__What this task involves__
From the records that follow, copy every line in which "active" appears.

[Data extracts — start]

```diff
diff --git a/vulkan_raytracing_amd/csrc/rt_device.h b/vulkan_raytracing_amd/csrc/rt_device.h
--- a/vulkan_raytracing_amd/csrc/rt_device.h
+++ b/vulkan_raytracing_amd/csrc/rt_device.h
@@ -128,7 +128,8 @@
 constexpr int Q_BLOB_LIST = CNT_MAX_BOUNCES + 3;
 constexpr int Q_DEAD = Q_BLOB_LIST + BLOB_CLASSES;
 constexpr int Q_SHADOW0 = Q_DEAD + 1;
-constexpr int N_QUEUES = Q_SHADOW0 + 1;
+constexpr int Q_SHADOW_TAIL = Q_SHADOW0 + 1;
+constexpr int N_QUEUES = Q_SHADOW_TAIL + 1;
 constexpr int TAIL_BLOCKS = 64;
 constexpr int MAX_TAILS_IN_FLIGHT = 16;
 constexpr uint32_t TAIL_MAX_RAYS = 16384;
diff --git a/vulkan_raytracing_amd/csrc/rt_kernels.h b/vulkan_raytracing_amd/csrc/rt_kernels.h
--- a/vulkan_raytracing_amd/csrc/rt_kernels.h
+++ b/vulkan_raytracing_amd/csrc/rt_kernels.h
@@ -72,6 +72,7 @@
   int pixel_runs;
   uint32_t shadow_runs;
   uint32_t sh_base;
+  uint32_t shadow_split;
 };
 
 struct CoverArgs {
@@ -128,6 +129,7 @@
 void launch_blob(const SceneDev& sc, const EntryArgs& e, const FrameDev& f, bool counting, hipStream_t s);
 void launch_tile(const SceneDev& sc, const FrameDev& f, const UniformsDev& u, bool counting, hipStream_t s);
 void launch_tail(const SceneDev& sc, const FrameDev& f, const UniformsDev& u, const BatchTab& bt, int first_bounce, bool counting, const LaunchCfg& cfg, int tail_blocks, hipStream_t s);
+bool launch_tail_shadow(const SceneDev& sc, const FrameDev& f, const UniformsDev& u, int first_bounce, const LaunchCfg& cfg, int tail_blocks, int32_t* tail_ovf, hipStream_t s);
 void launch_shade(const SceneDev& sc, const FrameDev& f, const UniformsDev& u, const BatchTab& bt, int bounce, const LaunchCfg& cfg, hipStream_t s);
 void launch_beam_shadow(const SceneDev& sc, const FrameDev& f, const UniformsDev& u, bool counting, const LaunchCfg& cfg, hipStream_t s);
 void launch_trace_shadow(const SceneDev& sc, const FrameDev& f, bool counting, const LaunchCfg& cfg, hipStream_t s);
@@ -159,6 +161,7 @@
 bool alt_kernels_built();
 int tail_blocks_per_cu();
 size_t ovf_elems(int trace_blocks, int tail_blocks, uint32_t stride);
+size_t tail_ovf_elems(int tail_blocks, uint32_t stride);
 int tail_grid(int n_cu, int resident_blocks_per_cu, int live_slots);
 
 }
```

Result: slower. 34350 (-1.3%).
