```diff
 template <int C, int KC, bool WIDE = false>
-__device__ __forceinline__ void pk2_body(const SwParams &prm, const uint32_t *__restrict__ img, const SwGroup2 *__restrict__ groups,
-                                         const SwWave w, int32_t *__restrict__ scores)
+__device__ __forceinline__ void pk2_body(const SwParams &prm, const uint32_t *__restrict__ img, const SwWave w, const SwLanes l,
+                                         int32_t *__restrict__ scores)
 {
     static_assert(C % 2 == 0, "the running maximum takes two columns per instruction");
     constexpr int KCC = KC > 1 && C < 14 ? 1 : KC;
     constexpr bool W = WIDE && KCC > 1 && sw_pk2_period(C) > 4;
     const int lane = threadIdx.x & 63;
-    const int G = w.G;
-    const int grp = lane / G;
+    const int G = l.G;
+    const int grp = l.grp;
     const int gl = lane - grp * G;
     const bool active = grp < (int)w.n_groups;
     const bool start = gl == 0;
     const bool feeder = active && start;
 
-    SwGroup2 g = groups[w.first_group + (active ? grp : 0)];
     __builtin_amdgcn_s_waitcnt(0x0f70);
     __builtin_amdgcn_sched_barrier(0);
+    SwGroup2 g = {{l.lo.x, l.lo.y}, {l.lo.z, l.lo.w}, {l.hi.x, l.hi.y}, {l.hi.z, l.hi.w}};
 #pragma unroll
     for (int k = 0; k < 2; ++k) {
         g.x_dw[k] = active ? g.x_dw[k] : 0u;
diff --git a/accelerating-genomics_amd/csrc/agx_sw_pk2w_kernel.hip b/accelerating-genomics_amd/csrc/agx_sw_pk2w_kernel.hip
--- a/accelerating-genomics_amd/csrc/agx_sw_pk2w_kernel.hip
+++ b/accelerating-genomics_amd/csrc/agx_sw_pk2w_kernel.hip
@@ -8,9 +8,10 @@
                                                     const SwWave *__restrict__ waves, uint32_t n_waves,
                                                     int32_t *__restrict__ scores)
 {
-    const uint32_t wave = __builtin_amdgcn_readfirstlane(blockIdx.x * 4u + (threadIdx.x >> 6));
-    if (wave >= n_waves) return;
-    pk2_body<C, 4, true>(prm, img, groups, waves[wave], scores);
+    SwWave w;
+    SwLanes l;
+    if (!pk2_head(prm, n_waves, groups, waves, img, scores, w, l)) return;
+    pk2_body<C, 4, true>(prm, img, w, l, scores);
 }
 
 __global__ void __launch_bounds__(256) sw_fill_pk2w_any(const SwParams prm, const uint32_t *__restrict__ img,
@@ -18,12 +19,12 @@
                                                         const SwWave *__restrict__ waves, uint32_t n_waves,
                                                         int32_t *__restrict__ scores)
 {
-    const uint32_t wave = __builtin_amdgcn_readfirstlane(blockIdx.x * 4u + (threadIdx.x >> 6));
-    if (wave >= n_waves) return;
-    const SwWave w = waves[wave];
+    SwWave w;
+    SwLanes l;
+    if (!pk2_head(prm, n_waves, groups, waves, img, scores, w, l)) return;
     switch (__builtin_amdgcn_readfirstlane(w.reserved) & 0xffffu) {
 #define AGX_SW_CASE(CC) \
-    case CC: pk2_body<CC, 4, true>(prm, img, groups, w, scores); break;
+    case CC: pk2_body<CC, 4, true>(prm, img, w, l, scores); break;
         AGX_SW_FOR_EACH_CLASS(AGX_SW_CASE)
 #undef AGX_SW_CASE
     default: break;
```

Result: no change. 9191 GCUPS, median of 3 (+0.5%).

[Data extracts — finish]

__Task output__
     const bool active = grp < (int)w.n_groups;
     const bool feeder = active && start;
-    SwGroup2 g = groups[w.first_group + (active ? grp : 0)];
         g.x_dw[k] = active ? g.x_dw[k] : 0u;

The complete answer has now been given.